Graham cracker crust
Cherry Jello
Lots and lot of jelly beans
Whipped cream.

So I reckon I'll be making that concoction sometimes soon

Then I logged on to my blog and saw a request/demand for rhubarb pie from my dad.  Yes, yes, I will make a rhubarb pie.  I might even write a poem about rhubarb pie.

I made the cupcakes.  The rest of you all will have to wait until at least tomorrow 'cause tonight I'm making dinner for The Player and myself and then going to see The Artist!

Happy Easter y'all.

Thursday, April 5, 2012

Getting in touch with my Inner Weirdo

O, Gentle Readers.  I can hear those snickers several states away.  I can only imagine the "Wha...?" sounds from far far away, or just across town, or even, maybe on the lower level of my own home.

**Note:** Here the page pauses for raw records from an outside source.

struct ChainDev {
    TileArgs ta;
    int npair, nsplit, cap;
    const int32_t *e_pos, *e_u1, *e_u2;
    const uint32_t *e_vis, *e_loc;
    const double *e_w1, *e_w2, *e_r1, *e_r2;
    PatchReduce red;
    const int4 *items;
    int q_off[9];
    const int32_t *deps;
    uint32_t *progress;
    uint32_t *ctrl;
    uint32_t *host_status;
    int64_t n_patches;
    uint32_t spin_limit;
    int static_items;
    int dbg;
};

__device__ __forceinline__ const uint32_t *chain_abort_word(const uint32_t *cd_words)
{
    return reinterpret_cast<const ChainDev *>(cd_words)->ctrl + kChainAbortWord;
}

__device__ __forceinline__ int cd_int(const int *p) { return __builtin_amdgcn_readfirstlane(*p); }
template <typename P>
__device__ __forceinline__ P *cd_ptr(P *const *p) { return uniform_ptr(*p); }

__device__ __forceinline__ void chain_wait_slow(const int32_t *s_dep, int step)
{
    const int lane = (int)(threadIdx.x & 63u);
    const uint32_t *ctl = reinterpret_cast<const uint32_t *>(s_dep - kCtlWords);
    const ChainDev *cd = reinterpret_cast<const ChainDev *>(((uint64_t)ctl[kCtlArgsHi] << 32) | (uint64_t)ctl[kCtlArgsLo]);
    uint32_t *abort_word = cd->ctrl + kChainAbortWord;
    const uint32_t *progress = chain_progress(ctl);
    const uint32_t target = ctl[kCtlBase] + (uint32_t)step, limit = cd->spin_limit;
    const int ndep = (int)ctl[kCtlNdep];
    for (int c0 = 0; c0 < ndep; c0 += 64) {
        const int j = c0 + lane;
        const int dep = j < 64 + kChainDepLds ? s_dep[j] : (j < ndep ? (cd->deps + ctl[kCtlDepOff])[j] : (int)ctl[kCtlSelf]);
        const uint32_t *w = progress + dep;
        uint32_t spins = 0;
        for (;;) {
            const uint32_t v = ld_agent(w);
            if (__all(j >= ndep || (int)(v - target) >= 0)) break;
            __builtin_amdgcn_s_sleep(8);
            if ((++spins & 127u) == 1u) {
                if (spins > limit) {
                    st_agent(abort_word, 1u);
                    uint32_t *hs = cd->host_status;
                    __hip_atomic_store(hs + 1, ctl[kCtlItem], __ATOMIC_RELAXED, __HIP_MEMORY_SCOPE_SYSTEM);
                    __hip_atomic_store(hs, 1u, __ATOMIC_RELAXED, __HIP_MEMORY_SCOPE_SYSTEM);
                }
                if (ld_agent(abort_word) != 0u) return;
            }
        }
    }
}

__device__ __forceinline__ void chain_data_give_up_cd(const ChainDev *cd, uint32_t item)
{
    st_agent(cd->ctrl + kChainAbortWord, 1u);
    uint32_t *hs = cd->host_status;
    __hip_atomic_store(hs + 1, item, __ATOMIC_RELAXED, __HIP_MEMORY_SCOPE_SYSTEM);
    __hip_atomic_store(hs, 1u, __ATOMIC_RELAXED, __HIP_MEMORY_SCOPE_SYSTEM);
}

template <typename T, int NT, int LGB, int MODE>
__device__ __forceinline__ void chain_reduce(const ChainDev &cd, const ChainDev *cdp, uint32_t item, int r, int lo, int hi, int b0, int b1)
{
    typedef typename Pair<T>::type T2;
    const int tid = threadIdx.x;
    if (diag(cd.dbg, kDiagNoReduce)) return;
    const int64_t nn = cd.ta.n;
    const int npair = cd.npair;
    const size_t plane = (size_t)npair * (size_t)nn;
    T2 *Jd = reinterpret_cast<T2 *>(cd.red.Jd[r]);
    const T2 *I0 = reinterpret_cast<const T2 *>(cd.ta.I);
    const int count = cd.red.count[r];
    constexpr int lgT2 = Log2Size<T2>::value;
// ... 127 lines not shown
        __syncthreads();
        if (tid == 0 && s_ctl[kCtlGaveUp]) chain_data_give_up_cd(cd, (uint32_t)idx);
    }
    if constexpr (MODE == 1) {
        asm volatile("s_waitcnt vmcnt(0)" ::: "memory");
        __syncthreads();
        if (tid == 0) chain_publish(s_dep, b1 - b0);
    }
}

template <typename T, int AM, int NT>
__global__ void __launch_bounds__(NT) VRT_LEAN_ATTR
k_patch_chain(ChainDev ca, const ChainDev *cd, uint32_t base)
{
    extern __shared__ __attribute__((aligned(16))) double2 ptile[];
    chain_item<T, AM, NT, false, 1>(ca, cd, base, ptile);
}
template <typename T, int AM, int NT>
__global__ void __launch_bounds__(NT) __attribute__((amdgpu_waves_per_eu(6, 6)))
k_patch_chain_df(ChainDev ca, const ChainDev *cd, uint32_t base)
{
    extern __shared__ __attribute__((aligned(16))) double2 ptile[];
    chain_item<T, AM, NT, false, 2>(ca, cd, base, ptile);
}
template <int AM, int NT>
__global__ void __launch_bounds__(NT) VRT_QUAD_ATTR
k_patch_chain_quad(ChainDev ca, const ChainDev *cd, uint32_t base)
{
    extern __shared__ __attribute__((aligned(16))) double2 ptile[];
    chain_item<float, AM, NT, true, 1>(ca, cd, base, ptile);
}

#define VRT_PATCH_SHAPES(X) \
    X(1, 1, 256) X(1, 1, 512) X(1, 1, 1024) X(2, 1, 256) X(2, 1, 512) X(1, 2, 256) X(1, 2, 512) X(1, 2, 1024) X(2, 2, 512)

template <typename T, int AM>
static int launch_shape(int K, int Q, int NT, dim3 grid, size_t lds, hipStream_t st, const PatchArgs &pa)
{
    if constexpr (sizeof(T) == 4) {
        if (pa.quad) {
            switch (NT) {
            case 256: hipLaunchKernelGGL((k_patch_quad<AM, 256>), grid, dim3(256), lds, st, pa); return VRT_OK;
            case 512: hipLaunchKernelGGL((k_patch_quad<AM, 512>), grid, dim3(512), lds, st, pa); return VRT_OK;
            case 1024: hipLaunchKernelGGL((k_patch_quad<AM, 1024>), grid, dim3(1024), lds, st, pa); return VRT_OK;
            default: break;
            }
        }
    }
    if (pa.lean && K == 1 && Q == 1) {
        switch (NT) {
        case 256: hipLaunchKernelGGL((k_patch_lean<T, AM, 256>), grid, dim3(256), lds, st, pa); return VRT_OK;
        case 512: hipLaunchKernelGGL((k_patch_lean<T, AM, 512>), grid, dim3(512), lds, st, pa); return VRT_OK;
        case 1024: hipLaunchKernelGGL((k_patch_lean<T, AM, 1024>), grid, dim3(1024), lds, st, pa); return VRT_OK;
        default: break;
        }
    }
#define VRT_PATCH_CASE(k, q, nt) \
    if (K == k && Q == q && NT == nt) { hipLaunchKernelGGL((k_patch_solve<T, AM, k, q, nt>), grid, dim3(nt), lds, st, pa); return VRT_OK; }
    VRT_PATCH_SHAPES(VRT_PATCH_CASE)
#undef VRT_PATCH_CASE
    return fail(VRT_EINVAL, "no patch kernel for this (entries per thread, pairs, threads) shape");
}

template <typename T>
static int launch_mode(int am, int K, int Q, int NT, dim3 grid, size_t lds, hipStream_t st, const PatchArgs &pa)
{
    switch (am) {
    case VRT_ALPHA_SITE: return launch_shape<T, VRT_ALPHA_SITE>(K, Q, NT, grid, lds, st, pa);
    case VRT_ALPHA_SITE_LAM: return launch_shape<T, VRT_ALPHA_SITE_LAM>(K, Q, NT, grid, lds, st, pa);
    default: return launch_shape<T, VRT_ALPHA_ANGLE_SITE_LAM>(K, Q, NT, grid, lds, st, pa);
    }
}

bool patch_shape_exists(int K, int Q, int NT)
{
#define VRT_PATCH_CASE(k, q, nt) if (K == k && Q == q && NT == nt) return true;
    VRT_PATCH_SHAPES(VRT_PATCH_CASE)
#undef VRT_PATCH_CASE
    return false;
}

int ensure_patch_work(vrt_plan *p, int G, const std::vector<int32_t> &group_angles, const std::vector<int> &group_off)
{
    if (p->d_patch_work && p->patch_work_groups == G) return VRT_OK;
    if (p->d_patch_work) { (void)hipFree(p->d_patch_work); p->d_patch_work = nullptr; }
    const int maxL = p->tile_max_layers;
    std::vector<int4> work;
    p->patch_work_off.assign((size_t)G * (size_t)(maxL + 2) + 1, 0);
    std::vector<std::pair<int64_t, int32_t>> items;
    for (int gi = 0; gi < G; gi++)
        for (int layer = 0; layer <= maxL + 1; layer++) {
            p->patch_work_off[(size_t)gi * (size_t)(maxL + 2) + (size_t)layer] = (int64_t)(work.size() / 2);
            if (layer < 2 || layer > maxL) continue;
            items.clear();
            for (int j = group_off[(size_t)gi]; j < group_off[(size_t)gi + 1]; j++) {
                const int a = group_angles[(size_t)j];
                const int32_t *first = p->h_patch_first.data() + (size_t)a * (size_t)(maxL + 2);
                for (int32_t q = first[layer]; q < first[layer + 1]; q++)
                    items.push_back({(int64_t)p->h_patch_rec[(size_t)q].z * 64 + (j - group_off[(size_t)gi]), q});
            }
            std::sort(items.begin(), items.end());
            const size_t m = items.size();
            if (m == 0) continue;
            const size_t slots = (m + 7) / 8;
            const size_t base = work.size();
            work.resize(base + slots * 8 * 2, make_int4(0, 0, 0, 0));
            for (int x = 0; x < 8; x++) {
                const size_t b0 = m * (size_t)x / 8, b1 = m * (size_t)(x + 1) / 8;
                for (size_t t = b0; t < b1; t++) {
                    const int32_t q = items[t].second;
                    const int2 r2 = p->h_patch_rec2[(size_t)q];
                    const int d = p->dir_of_active[(size_t)r2.y] > 0 ? 0 : 1;
                    const Direction &dir = d == 0 ? p->g->up : p->g->down;
                    const size_t slot = base + 2 * ((t - b0) * 8 + (size_t)x);
                    work[slot] = p->h_patch_rec[(size_t)q];
                    work[slot + 1] = make_int4(r2.x, r2.y | (d << 16), (int)(dir.reduced[(size_t)layer - 1] - 1), (int)(dir.reduced[(size_t)layer] - 1));
                }
            }
        }
    p->patch_work_off.back() = (int64_t)(work.size() / 2);
    if (int rc = dev_alloc(&p->d_patch_work, work.size())) return rc;
    VRT_HIP_TRY(hipMemcpy(p->d_patch_work, work.data(), sizeof(int4) * work.size(), hipMemcpyHostToDevice));
    p->patch_work_groups = G;
    return VRT_OK;
}

static void size_reduce(PatchReduce &red, int npair, int lgB, int NT)
{
    red.nred = 0;
    int64_t total = 0;
    for (int r = 0; r < 2; r++)
        if (red.count[r] > 0 && red.Jd[r]) total += (int64_t)std::max(0, red.hi[r] - red.lo[r]) * npair;
    red.ppb = total <= (int64_t)NT * 1024 ? 1 : 4;
    const int64_t per = (int64_t)NT * red.ppb;
    const int nblock = pair_block_count(npair, lgB);
    for (int r = 0; r < 2; r++) {
        const int64_t len = red.hi[r] - red.lo[r];
        red.nblk[r] = 0;
        if (len > 0 && red.count[r] > 0 && red.Jd[r])
            for (int k = 0; k < nblock; k++) {
                int k0, lw;
                pair_block_of(k, npair, lgB, k0, lw);
                red.nblk[r] += (int)(((len << lw) + per - 1) / per);
            }
        red.nred += red.nblk[r];
    }
    red.nred = (red.nred + 7) / 8 * 8;
}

Still.  This is what happens to me during Poetry Month when I try to write a poem a day.  Thanks to Kathleen for lovely prompts and to Kathleen and The Player for reading my crazy drafts and saying things like "Tension is Good" and "I like your inner weirdo-ness" or "Mmmm...?"

And thank you for not saying things like "You really are weird, aren't you?" or "Why do all your poems have dog poop in them?"  

Actually only one of my poems had dog poop, but another one had pee in it.  Lots of pee. Poetic pee, though, trust me.